> **Given records**:
-----
enum FourierSet { FS_TEMPORAL, FS_MAP, FS_AGENT, FS_XA };
static FourierArgs step_fourier_set(const InfgenRollout* r, FourierSet k, const StepMode& sm) {
  switch (k) {
    case FS_TEMPORAL:
      return fourier_args(r->et.raw, 4, r->et.total, r->et.cap, r->four_t, nullptr, 0, r->et.rhat, 128, 1, sm.r24, sm.dt, sm.dt != nullptr);
    case FS_MAP: return fourier_args(r->em.raw, 3, r->em.total, r->em.cap, r->four_m, nullptr, 0, r->em.rhat, 128, 1, sm.r24);
    case FS_AGENT: return fourier_args(r->ea.raw, 3, r->ea.total, r->ea.cap, r->four_a, nullptr, 0, r->ea.rhat, 128, 1, sm.ra);
    default: return fourier_args(r->raw2, 2, nullptr, r->S * r->A_cap, r->four_xa, r->cat, 128, r->fus_in + 128, 512, 0, 0);
// ... 13 lines not shown
    if (hipEventRecord(g_ev_m, g_side) != hipSuccess) return fail("infgen_decode_layers", "event failed");
    RET_IF(launch_fourier(step_fourier_set(r, FS_AGENT, sm), g_side));
    if (hipEventRecord(g_ev_a, g_side) != hipSuccess) return fail("infgen_decode_layers", "event failed");
    RET_IF(launch_fourier(step_fourier_set(r, FS_TEMPORAL, sm), stream));
  } else if (fourier_multi_ok(rows, edgeless)) {
    const int n_sets = with_xa ? 4 : 3;
    FourierMultiArgs m;
    for (int k = 0; k < n_sets; ++k) m.set[k] = step_fourier_set(r, (FourierSet)k, sm);
    int cap = r->et.cap > r->em.cap ? r->et.cap : r->em.cap;
    if (r->ea.cap > cap) cap = r->ea.cap;
    const bool wide = knob::fh12_multi_rows > 0 && rows >= knob::fh12_multi_rows && three_terms() && FH_WAVES == 8;
    const int grid = fourier_h_grid(cap, wide);
    { ProfScope _ps(INFGEN_KID_FOURIER, stream);
      if (wide) hipLaunchKernelGGL(k_fourier_h12_multi<3>, dim3(grid, n_sets), dim3(FH12_NT), 0, (hipStream_t)stream, m);
      else hipLaunchKernelGGL(by_terms(k_fourier_h_multi<3>, k_fourier_h_multi_b16<1>, k_fourier_h_multi<1>), dim3(grid, n_sets),
                              dim3(FH_NT), 0, (hipStream_t)stream, m); }
    RET_IF(check_launch("infgen_decode_layers(fourier)"));
  } else if (!edgeless) {
    for (FourierSet k : {FS_TEMPORAL, FS_MAP, FS_AGENT}) RET_IF(launch_fourier(step_fourier_set(r, k, sm), stream));
  }
  return 0;
}

constexpr int LP_REFUSED = -12345;
static int layers_p_launch(const InfgenRollout* r, int c, const StepMode& sm, void* stream, bool sync_clear = true) {
  const int rows = r->S * r->A_cap;
  LayersPArgs a;
  a.rows = rows; a.A_cap = r->A_cap; a.num_layers = r->num_layers;
  a.X = r->X;
  for (int i = 0; i < r->num_layers; ++i) {
    a.attn_t[i] = r->attn_t[i]; a.attn_m[i] = r->attn_m[i]; a.attn_a[i] = r->attn_a[i];
    a.ringK[i] = r->ringK[i]; a.ringV[i] = r->ringV[i]; a.mapK[i] = r->mapK[i]; a.mapV[i] = r->mapV[i];
  }
  a.slot_off = (size_t)(c % r->ring) * rows * D;
  a.Ka[0] = r->Ka; a.Va[0] = r->Va; a.Ka[1] = r->U; a.Va[1] = r->U + (size_t)rows * D;
  a.et = eset(r->et); a.em = eset(r->em); a.ea = eset(r->ea);
  a.sync = reinterpret_cast<int*>(r->SIG);
  a.trace = nullptr;
  const int lp_trace = knob::lp_trace;
  static unsigned long long* trace_dev = nullptr;
  if (lp_trace) {
    if (!trace_dev && hipMalloc(&trace_dev, 2048 * sizeof(unsigned long long)) != hipSuccess) return fail("infgen_decode_layers", "trace buffer");
    (void)hipMemsetAsync(trace_dev, 0, 2048 * sizeof(unsigned long long), (hipStream_t)stream);
    a.trace = trace_dev;
  }
  if (sync_clear && hipMemsetAsync(a.sync, 0, (size_t)r->S * sizeof(int), (hipStream_t)stream) != hipSuccess)
    return fail("infgen_decode_layers", "memset failed");
  const int limit = lp_limit();
  a.rows_per_wg = 16;
  for (int rr = 8; rr >= 4 && rr >= knob::lp_rows_min; rr >>= 1)
    if (r->A_cap % rr == 0 && rows / rr <= (rr == 4 ? limit / 2 : limit)) a.rows_per_wg = rr;
  const int gps = r->A_cap / a.rows_per_wg;
  const int per = rows / a.rows_per_wg <= limit ? r->S : (a.rows_per_wg == 16 ? lp_chunk_scenes(r, limit) : 0);
  if (per <= 0 || per * gps > infgen_layers_p_capacity()) return fail("infgen_decode_layers", "k_layers_p: batch does not fit the device's resident capacity");
  auto kern = a.rows_per_wg == 4 ? (sm.r24 ? k_layers_p<true, 4> : k_layers_p<false, 4>)
            : a.rows_per_wg == 8 ? (sm.r24 ? k_layers_p<true, 8> : k_layers_p<false, 8>)
                                 : (sm.r24 ? k_layers_p<true, 16> : k_layers_p<false, 16>);
  const bool capturing = is_capturing(stream);
  a.spin_limit = capturing ? (1u << 22) : knob::lp_spin_str ? knob::lp_spin_limit : (O().layers_p == 2 ? 0u : (1u << 24));
  std::unique_lock<std::mutex> lk(g_lp_mu, std::defer_lock);
  LpOrder& ord = g_lp_order[lp_current_device()];
  if (!capturing) {
    lk.lock();
    if (!ord.ev && hipEventCreateWithFlags(&ord.ev, hipEventDisableTiming) != hipSuccess)
      return fail("infgen_decode_layers", "event creation failed");
    if (ord.any && hipStreamWaitEvent((hipStream_t)stream, ord.ev, 0) != hipSuccess) {
      (void)hipGetLastError();
// ... 11 lines not shown
      hipLaunchKernelGGL(kern, dim3(n_wg), dim3(512), 0, (hipStream_t)stream, a);
    } else {
      void* params[] = {&a};
      const hipError_t e = hipLaunchCooperativeKernel(reinterpret_cast<const void*>(kern), dim3(n_wg), dim3(512), params, 0, (hipStream_t)stream);
      if (e != hipSuccess) {
        (void)hipGetLastError();
        if (s0 > 0) return fail("infgen_decode_layers", "k_layers_p: cooperative launch of a later chunk refused");
        g_lp_refused.store(true);
        return LP_REFUSED;
      }
    }
  }
  if (!capturing) {
    ord.any = hipEventRecord(ord.ev, (hipStream_t)stream) == hipSuccess;
    if (!ord.any) (void)hipGetLastError();
    lk.unlock();
  }
  if (lp_trace) {
    static int dumps = 0;
    if (dumps++ == lp_trace) {
      std::vector<unsigned long long> h(2048);
      (void)hipStreamSynchronize((hipStream_t)stream);
      (void)hipMemcpy(h.data(), trace_dev, 2048 * sizeof(unsigned long long), hipMemcpyDeviceToHost);
      for (int i = 0; i < 1024 && (i == 0 || h[2 * i + 1]); ++i)
        fprintf(stderr, "[lp trace] %d %llu %llu\n", i, h[2 * i], i ? h[2 * i + 1] - h[2 * i - 1] : 0ull);
    }
  }
  return check_launch("infgen_decode_layers(k_layers_p)");
}

static int layers_core(const InfgenRollout* r, int c, int edgeless, void* stream, bool lp_sync_clear = true) {
  const int rows = r->S * r->A_cap;
  const StepMode sm = step_mode(r, rows, edgeless, stream);
  if (sm.lp && sm.fuse) {
    const int rc = layers_p_launch(r, c, sm, stream, lp_sync_clear);
    if (rc != LP_REFUSED) return rc;
  }
  const bool overlap = sm.overlap, fuse = sm.fuse; const int r24 = sm.r24;
  const size_t slot = (size_t)(c % r->ring) * rows * D;
  const int L = r->num_layers;
  float* U = fuse ? nullptr : r->U;
  const float* Z = fuse ? nullptr : r->Z;
  const float* SIG = fuse ? nullptr : r->SIG;
  const int has_pos = fuse ? 0 : 1;
  const int QB = 16384;
  const bool skip_edges = edgeless && fuse;
  if (skip_edges && hipMemsetAsync(r->AGG, 0, (size_t)rows * D * sizeof(float), (hipStream_t)stream) != hipSuccess)
    return fail("infgen_decode_layers", "memset failed");
  auto edge = [&](const float* pack, const float* Ks, const float* Vs, const InfgenEdgeBuf& e, int kv_once = 0, const float* next_pack = nullptr, int fmt = -1) {
    if (skip_edges) return 0;
    if (fuse && O().attn_mode != 0)
      warm_request(pack + AH_POST + 4 * (QB / 4), 48 * QB, next_pack ? next_pack + AH_PRE : nullptr, 16 * QB);
    return fuse ? edge_fused_launch(rows, r->Q, pack, Ks, Vs, eset(e), r->AGG, r->A_cap, kv_once, stream, fmt < 0 ? r24 : fmt)
                : infgen_edge_attn(rows, r->Q, r->U, Ks, Vs, e.off, e.cnt, e.src, e.rhat, r->AGG, r->Z, r->SIG, stream);
  };
  RET_IF(infgen_attn_pre(r->X, rows, r->attn_t[0], 0, r->Q, U, r->ringK[0] + slot, r->ringV[0] + slot, stream));
  auto warm_post = [&](const float* pack) { if (fuse && O().attn_mode != 0) warm_request(pack + AH_POST, 52 * QB, nullptr, 0); };
  for (int i = 0; i < L; ++i) {
    RET_IF(edge(r->attn_t[i], r->ringK[i], r->ringV[i], r->et, 1, r->attn_m[i]));
    warm_post(r->attn_m[i]);
    RET_IF(infgen_attn_post_pre(r->X, rows, r->attn_t[i], r->AGG, Z, SIG, has_pos, r->attn_m[i], r->Q, U,
                                nullptr, nullptr, stream));
    if (overlap && i == 0 && hipStreamWaitEvent((hipStream_t)stream, g_ev_m, 0) != hipSuccess)
      return fail("infgen_decode_layers", "join failed");
    RET_IF(edge(r->attn_m[i], r->mapK[i], r->mapV[i], r->em, 0, r->attn_a[i]));
    warm_post(r->attn_a[i]);
    RET_IF(infgen_attn_post_pre(r->X, rows, r->attn_m[i], r->AGG, Z, SIG, has_pos, r->attn_a[i], r->Q, U,
                                r->Ka, r->Va, stream));
    if (overlap && i == 0 && hipStreamWaitEvent((hipStream_t)stream, g_ev_a, 0) != hipSuccess)
      return fail("infgen_decode_layers", "join failed");
    RET_IF(edge(r->attn_a[i], r->Ka, r->Va, r->ea, 0, i + 1 < L ? r->attn_t[i + 1] : nullptr, sm.ra));
    if (i + 1 < L) {
      warm_post(r->attn_t[i + 1]);
      RET_IF(infgen_attn_post_pre(r->X, rows, r->attn_a[i], r->AGG, Z, SIG, has_pos, r->attn_t[i + 1], r->Q, U,
                                  r->ringK[i + 1] + slot, r->ringV[i + 1] + slot, stream));
    } else {
      RET_IF(infgen_attn_post(r->X, rows, r->attn_a[i], r->AGG, Z, SIG, has_pos, stream));
    }
    if (r->tap_x && hipMemcpyAsync(r->tap_x + (size_t)i * rows * D, r->X, (size_t)rows * D * sizeof(float), hipMemcpyDeviceToDevice,
                                   (hipStream_t)stream) != hipSuccess)
      return fail("infgen_decode_layers", "tap copy failed");
  }
  return 0;
}

extern "C" int infgen_decode_layers(const InfgenRollout* r, int c, int edgeless, void* stream) {
  RET_IF(validate(r, "infgen_decode_layers"));
  OptScope _opts(r);
  ProfPhase _pp(edgeless ? t_prof_phase : 1);
  const StepMode sm = step_mode(r, r->S * r->A_cap, edgeless, stream);
  const bool lp = sm.lp && sm.fuse && r->SIG != nullptr;
  RET_IF(prepare_edges(r, c, edgeless, stream, true, false, nullptr, lp));
  return layers_core(r, c, edgeless, stream, !lp);
}

static EmitReq step_emit_req(const InfgenRollout* r, int t) {
  const int rows = r->S * r->A_cap;
  float* lg = (r->store_logits && r->logits) ? r->logits + (size_t)t * rows * r->token_size : nullptr;
  return EmitReq{r->X, rows, r->tok_head_pack, r->st_head_pack, r->token_size, lg, r->next_token, r->next_state};
}

extern "C" int infgen_decode_step(const InfgenRollout* r, int t, void* stream) {
  SamplingCtl ctl;
  StepRiders riders;
  RET_IF(validate(r, "infgen_decode_step", &ctl, &riders));
  auto& [mask, coll, road, score] = riders;
  OptScope _opts(r);
  ProfPhase _pp(1);
  const int rows = r->S * r->A_cap;
  const int c = 1 + t;
  if (t < 0 || c + 1 > r->T - 1) return fail("infgen_decode_step", "step beyond the column range");
  const RiderScene sc = rider_scene(r);
  RET_IF(infgen_decode_layers(r, c, 0, stream));
  if (coll.bits) {
    RET_IF(launch_collision("infgen_decode_step", collision_args(sc, c, coll, mask), stream));
    mask = TokenMaskCtl{coll.bits, rows, coll.ident, {-1, -1, -1}, nullptr};
  }
  if (road.bits) {
    RET_IF(launch_road("infgen_decode_step", road_args(sc, c, road, mask), stream));
    mask = TokenMaskCtl{road.bits, rows, road.ident, {-1, -1, -1}, nullptr};
  }
  EmitReq q = step_emit_req(r, t);
  q.ctl = ctl; q.mask = mask; q.mask_chain_heads = true;
  q.keys = reinterpret_cast<unsigned long long*>(r->tmp2);
  if (r->token_logprob) q.token_logprob = r->token_logprob + (size_t)t * rows;
  q.k = r->sample_u ? r->sample_k : 1;
  if (q.k > 1 && !q.logits && !r->logits_scratch && !emit_plan(q).sample_fused) q.k = 1;
  if (q.k > 1) {
    q.uniform = r->sample_u + (size_t)t * rows;
    if (r->sample_logprob) q.sample_logprob = r->sample_logprob + (size_t)t * rows;
  }
  const EmitPlan plan = emit_plan(q);
  if (plan.need_logits && !q.logits) q.logits = r->logits_scratch;
  RET_IF(emit_tokens("infgen_sample_topk", q, plan, stream));
  RET_IF(infgen_integrate(r, t, stream));
  if (score.out) {
    if (t >= score.steps) return fail("infgen_decode_step", "step score: the log holds fewer steps");
    RET_IF(launch_score("infgen_decode_step", score_args(sc, c + 1, score, score.out + (size_t)t * 8, (long long)score.steps * 8), stream));
  }
  RET_IF(infgen_raw_feature(r, c + 1, stream));
  return 0;
}

extern "C" int infgen_rollout_run(const InfgenRollout* r, int t0, int t1, void* stream) {
  StepRiders riders;
  RET_IF(validate(r, "infgen_rollout_run", nullptr, &riders));
  OptScope _opts(r);
  ProfPhase _pp(1);
  const int rows = r->S * r->A_cap;
  const bool sample = r->sample_k > 1 && r->sample_u;
  const bool fold = !knob::no_tail_fold && t1 > t0 && fourier_multi_ok(rows, 0) && O().attn_mode != 0 && !sample && !riders.any() && !r->token_logprob && !r->first_new &&
                    r->et.total && r->em.total == r->et.total + 1 && r->ea.total == r->et.total + 2;
  if (!fold) {
    for (int t = t0; t < t1; ++t) RET_IF(infgen_decode_step(r, t, stream));
    return 0;
  }
  if (t0 < 0 || 1 + t1 > r->T - 1) return fail("infgen_rollout_run", "step beyond the column range");
  unsigned long long* keys = reinterpret_cast<unsigned long long*>(r->tmp2);
  if (hipMemsetAsync(keys, 0, (size_t)rows * sizeof(unsigned long long), (hipStream_t)stream) != hipSuccess)
    return fail("infgen_rollout_run", "memset failed");
  const StepMode sm0 = step_mode(r, rows, 0, stream);
  const bool lp_steps = sm0.lp && sm0.fuse && r->SIG != nullptr;
  RET_IF(prepare_edges(r, 1 + t0, 0, stream, true, false, nullptr, lp_steps));
  for (int t = t0; t < t1; ++t) {
    const int c = 1 + t;
    RET_IF(layers_core(r, c, 0, stream, !lp_steps));
    EmitReq q = step_emit_req(r, t);
    q.keys = keys; q.keys_stay = true;
    bool split = false;
    RET_IF(emit_tokens("infgen_rollout_run", q, emit_plan(q), stream, &split));
    RET_IF(integrate_impl(r, t, stream, split ? keys : nullptr, t + 1 < t1, true, t + 1 < t1 && lp_steps));
    if (t + 1 < t1) {
      RET_IF(prepare_edges(r, c + 1, 0, stream, false, true, split && integrate_groups(r) > 1 ? keys : nullptr));
    } else {
      RET_IF(launch_fourier(step_fourier_set(r, FS_XA, sm0), stream));
    }
    RET_IF(raw_feature_fusion(r, stream));
  }
  return 0;
}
-----
> **Directions**: Go line by line through the material above and return each one that includes "hipLaunchKernelGGL".

> **Written reply**:
      if (wide) hipLaunchKernelGGL(k_fourier_h12_multi<3>, dim3(grid, n_sets), dim3(FH12_NT), 0, (hipStream_t)stream, m);
      else hipLaunchKernelGGL(by_terms(k_fourier_h_multi<3>, k_fourier_h_multi_b16<1>, k_fourier_h_multi<1>), dim3(grid, n_sets),
      hipLaunchKernelGGL(kern, dim3(n_wg), dim3(512), 0, (hipStream_t)stream, a);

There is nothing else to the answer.